template <int CTRL>
__device__ __forceinline__ float dpp_row(float x) {
    return __int_as_float(__builtin_amdgcn_update_dpp(0, __float_as_int(x), CTRL, 0xf, 0xf, false));
}
template <int CTRL>
__device__ __forceinline__ double dpp_row(double x) {
    const int lo = __builtin_amdgcn_update_dpp(0, __double2loint(x), CTRL, 0xf, 0xf, false);
    const int hi = __builtin_amdgcn_update_dpp(0, __double2hiint(x), CTRL, 0xf, 0xf, false);
    return __hiloint2double(hi, lo);
}
template <typename T>
__device__ __forceinline__ T row16_sum(T x) {
    x += dpp_row<0x128>(x);
    x += dpp_row<0x124>(x);
    x += dpp_row<0x122>(x);
    x += dpp_row<0x121>(x);
    return x;
}

template <typename T>
struct VrGemmArgs : GemmArgs<T> {
    const int64_t* cidx;
    const int* ckind;
    int64_t M;
    int64_t ncol0;
    const T* Xs;
    const T* Cp;
    int64_t n_pool;
// ... 46 lines not shown
                const int col = wc * 64 + j * 16 + fr;
                const int64_t pcol = pc[col];
                T cv;
                if (g.Cp) {
                    cv = g.Cp[prow * g.n_pool + pcol];
                } else {
                    T r2 = (T)0;
#pragma unroll
                    for (int d = 0; d < MAXD; ++d) {
                        const T df = xrow[d] - xc[col * MAXD + d];
                        r2 += df * df;
                    }
                    if (g.kernel == ALGP_KERNEL_RBF) cv = g.os * kexp((T)-0.5 * r2);
                    else {
                        const T rr = sqrt(r2) * (T)1.7320508075688772;
                        cv = g.os * ((T)1 + rr) * kexp(-rr);
                    }
                    if (prow == pcol) cv += g.noise;
                }
                T e = kap * cv - acc[i][j][r];
                e = mc[col] ? e : (T)0;
                s2 += e * e;
            }
            s2 = row16_sum<T>(s2);
            if (fr == 0) red[wc * 128 + row] = s2;
        }
    __syncthreads();
    if (tid < 128) g.stat_out[(int64_t)bn * g.stat_ld + m0 + tid] = red[tid] + red[128 + tid];
}

#ifndef ALGP_GEMM_XOR_MASK
#define ALGP_GEMM_XOR_MASK 2
#endif
template <typename T, bool STATS = false, typename Args = GemmArgs<T>>
__global__ __launch_bounds__(256, 2) void gemm_nt_kernel_dma4(Args g) {
    constexpr bool VR = !std::is_same<Args, GemmArgs<T>>::value;
    static_assert(!(VR && STATS), "one epilogue per kernel");
    constexpr int NST = 4;
    using F = MF<T>;
    using acc_t = typename F::acc_t;
    using chunk_t = typename F::chunk_t;
    constexpr int EPC = F::EPC;
    constexpr int BK = 4 * EPC;

    __shared__ __attribute__((aligned(1024))) char smem[NST * 16384];

    const int nwg = gridDim.x;
    int bm, bn;
    if (g.ktri) {
        int local = blockIdx.x >> 3;
        bm = blockIdx.x & 7;
        while (bm < g.tiles_m && local > bm) { local -= bm + 1; bm += 8; }
        if (bm >= g.tiles_m) return;
        bn = local;
    } else {
        int sid;
        {
            const int id = blockIdx.x, xcd = id & 7, q = nwg >> 3, r = nwg & 7;
            sid = (xcd < r ? xcd * (q + 1) : r * (q + 1) + (xcd - r) * q) + (id >> 3);
        }
        if (g.lower_only) {
            bm = (int)((sqrt(8.0 * (double)sid + 1.0) - 1.0) * 0.5);
            while ((int64_t)(bm + 1) * (bm + 2) / 2 <= sid) ++bm;
            while ((int64_t)bm * (bm + 1) / 2 > sid) --bm;
            bn = sid - (int)((int64_t)bm * (bm + 1) / 2);
        } else {
            bm = sid / g.tiles_n;
            bn = sid - bm * g.tiles_n;
        }
    }
    const int64_t m0 = (int64_t)bm * 128, n0 = (int64_t)bn * 128;
    const int kskip = g.ktri ? bm * (128 / (4 * MF<T>::EPC)) : 0;
    const int tid = threadIdx.x, lane = tid & 63;
    const int wave = __builtin_amdgcn_readfirstlane(tid >> 6);
    const int wr = wave >> 1, wc = wave & 1;
    const int64_t bz = blockIdx.y;

    const int srow = lane >> 2;
    const int schunk = (lane & 3) ^ ((lane >> 4) & ALGP_GEMM_XOR_MASK);
    const T* Ag = g.A + bz * g.sA + (m0 + 32 * wave + srow) * g.lda + schunk * EPC + (int64_t)kskip * BK;
    const T* Bg = g.B + bz * g.sB + (n0 + 32 * wave + srow) * g.ldb + schunk * EPC + (int64_t)kskip * BK;
    auto stage = [&](int st, int kt) {
        char* As = smem + st * 16384 + wave * 2048;
        char* Bs = As + 8192;
#pragma unroll
        for (int i = 0; i < 2; ++i) {
            __builtin_amdgcn_global_load_lds((glb_vp)(Ag + (int64_t)(16 * i) * g.lda + (int64_t)kt * BK),
                                             (lds_vp)(As + i * 1024), 16, 0, 0);
            __builtin_amdgcn_global_load_lds((glb_vp)(Bg + (int64_t)(16 * i) * g.ldb + (int64_t)kt * BK),
                                             (lds_vp)(Bs + i * 1024), 16, 0, 0);
        }
    };

    const int fr = lane & 15, fg = lane >> 4;
    const int coff = ((fg ^ ((fr >> 2) & ALGP_GEMM_XOR_MASK)) << 4);
    const int aoff = (wr * 64 + fr) * 64 + coff;
    const int boff = (wc * 64 + fr) * 64 + coff;

    acc_t acc[4][4];
#pragma unroll
    for (int i = 0; i < 4; ++i)
#pragma unroll
        for (int j = 0; j < 4; ++j)
#pragma unroll
            for (int r = 0; r < 4; ++r) acc[i][j][r] = (T)0;

    int nkt = g.ktiles * 2 - kskip;
    if (g.kcut && (bn + 1) * (128 / BK) < nkt) nkt = (bn + 1) * (128 / BK);
#pragma unroll
    for (int t = 0; t < NST - 1; ++t)
        if (t < nkt) stage(t, t);

    auto fread = [&](int st, chunk_t (&a)[4], chunk_t (&b)[4]) {
        const char* As = smem + st * 16384;
        const char* Bs = As + 8192;
#pragma unroll
        for (int t = 0; t < 4; ++t) a[t] = *reinterpret_cast<const chunk_t*>(As + aoff + t * 1024);
#pragma unroll
        for (int t = 0; t < 4; ++t) b[t] = *reinterpret_cast<const chunk_t*>(Bs + boff + t * 1024);
    };
    auto fmac = [&](const chunk_t (&a)[4], const chunk_t (&b)[4]) {
#pragma unroll
        for (int j = 0; j < 4; ++j)
#pragma unroll
            for (int e = 0; e < EPC; ++e)
#pragma unroll
                for (int i = 0; i < 4; ++i) acc[i][j] = F::mfma(a[i][e], b[j][e], acc[i][j]);
    };
    auto arrive = [&](int younger) {
        if (younger >= 2) __builtin_amdgcn_s_waitcnt(0x0F78);
        else if (younger >= 1) __builtin_amdgcn_s_waitcnt(0x0F74);
        else __builtin_amdgcn_s_waitcnt(0x0F70);
        __builtin_amdgcn_s_barrier();
        asm volatile("" ::: "memory");
    };

    int st = 0;
    for (int kt = 0; kt < nkt; ++kt) {
        arrive(nkt - 1 - kt);
        chunk_t a[4], b[4];
        fread(st, a, b);
        if (kt + NST - 1 < nkt) stage(st == 0 ? NST - 1 : st - 1, kt + NST - 1);
        fmac(a, b);
        st = (st + 1 == NST) ? 0 : st + 1;
    }

    if constexpr (VR) {
        vr_epilogue<T>(g, smem, acc, m0, n0, bn, wr, wc, lane, tid);
        return;
    }
    const T alpha = g.alpha, beta = g.beta;
    const T* Cb = g.C + bz * g.sC;
    T* Db = g.D + bz * g.sD;
    if (beta != (T)0) {
#pragma unroll
        for (int i = 0; i < 4; ++i) {
            T cv[4][4];
#pragma unroll
            for (int r = 0; r < 4; ++r) {
                const int64_t gi = m0 + wr * 64 + i * 16 + F::row_of(lane, r);
#pragma unroll
                for (int j = 0; j < 4; ++j) cv[r][j] = Cb[gi * g.ldc + n0 + wc * 64 + j * 16 + fr];
            }
#pragma unroll
            for (int r = 0; r < 4; ++r) {
                const int64_t gi = m0 + wr * 64 + i * 16 + F::row_of(lane, r);
#pragma unroll
                for (int j = 0; j < 4; ++j)
                    Db[gi * g.ldd + n0 + wc * 64 + j * 16 + fr] = alpha * acc[i][j][r] + beta * cv[r][j];
            }
        }
    } else if (!STATS) {
#pragma unroll
        for (int i = 0; i < 4; ++i)
#pragma unroll
            for (int r = 0; r < 4; ++r) {
                const int64_t gi = m0 + wr * 64 + i * 16 + F::row_of(lane, r);
#pragma unroll
                for (int j = 0; j < 4; ++j) Db[gi * g.ldd + n0 + wc * 64 + j * 16 + fr] = alpha * acc[i][j][r];
            }
    } else {
        T wv[4];
#pragma unroll
        for (int j = 0; j < 4; ++j) wv[j] = g.stat_w[n0 + wc * 64 + j * 16 + fr];
        T* red = reinterpret_cast<T*>(smem);
        __syncthreads();
#pragma unroll
        for (int i = 0; i < 4; ++i)
#pragma unroll
            for (int r = 0; r < 4; ++r) {
                const int row = wr * 64 + i * 16 + F::row_of(lane, r);
                T s2 = (T)0, sw = (T)0;
#pragma unroll
                for (int j = 0; j < 4; ++j) {
                    const T d = alpha * acc[i][j][r];
                    Db[(m0 + row) * g.ldd + n0 + wc * 64 + j * 16 + fr] = d;
                    s2 += d * d;
                    sw += d * wv[j];
                }
                s2 = row16_sum<T>(s2);
                sw = row16_sum<T>(sw);
                if (fr == 0) {
                    red[(wc * 128 + row) * 2 + 0] = s2;
                    red[(wc * 128 + row) * 2 + 1] = sw;
                }
            }
        __syncthreads();
        const int row = tid >> 1, q = tid & 1;
        g.stat_out[(int64_t)(2 * bn + q) * g.stat_ld + m0 + row] = red[row * 2 + q] + red[(128 + row) * 2 + q];
    }
}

What is expected:
In the listing above, locate the line containing "T e = kap *" and the line containing "const int id", then transcribe both and every line between them verbatim.

Answer for this exercise:
                T e = kap * cv - acc[i][j][r];
                e = mc[col] ? e : (T)0;
                s2 += e * e;
            }
            s2 = row16_sum<T>(s2);
            if (fr == 0) red[wc * 128 + row] = s2;
        }
    __syncthreads();
    if (tid < 128) g.stat_out[(int64_t)bn * g.stat_ld + m0 + tid] = red[tid] + red[128 + tid];
}

#ifndef ALGP_GEMM_XOR_MASK
#define ALGP_GEMM_XOR_MASK 2
#endif
template <typename T, bool STATS = false, typename Args = GemmArgs<T>>
__global__ __launch_bounds__(256, 2) void gemm_nt_kernel_dma4(Args g) {
    constexpr bool VR = !std::is_same<Args, GemmArgs<T>>::value;
    static_assert(!(VR && STATS), "one epilogue per kernel");
    constexpr int NST = 4;
    using F = MF<T>;
    using acc_t = typename F::acc_t;
    using chunk_t = typename F::chunk_t;
    constexpr int EPC = F::EPC;
    constexpr int BK = 4 * EPC;

    __shared__ __attribute__((aligned(1024))) char smem[NST * 16384];

    const int nwg = gridDim.x;
    int bm, bn;
    if (g.ktri) {
        int local = blockIdx.x >> 3;
        bm = blockIdx.x & 7;
        while (bm < g.tiles_m && local > bm) { local -= bm + 1; bm += 8; }
        if (bm >= g.tiles_m) return;
        bn = local;
    } else {
        int sid;
        {
            const int id = blockIdx.x, xcd = id & 7, q = nwg >> 3, r = nwg & 7;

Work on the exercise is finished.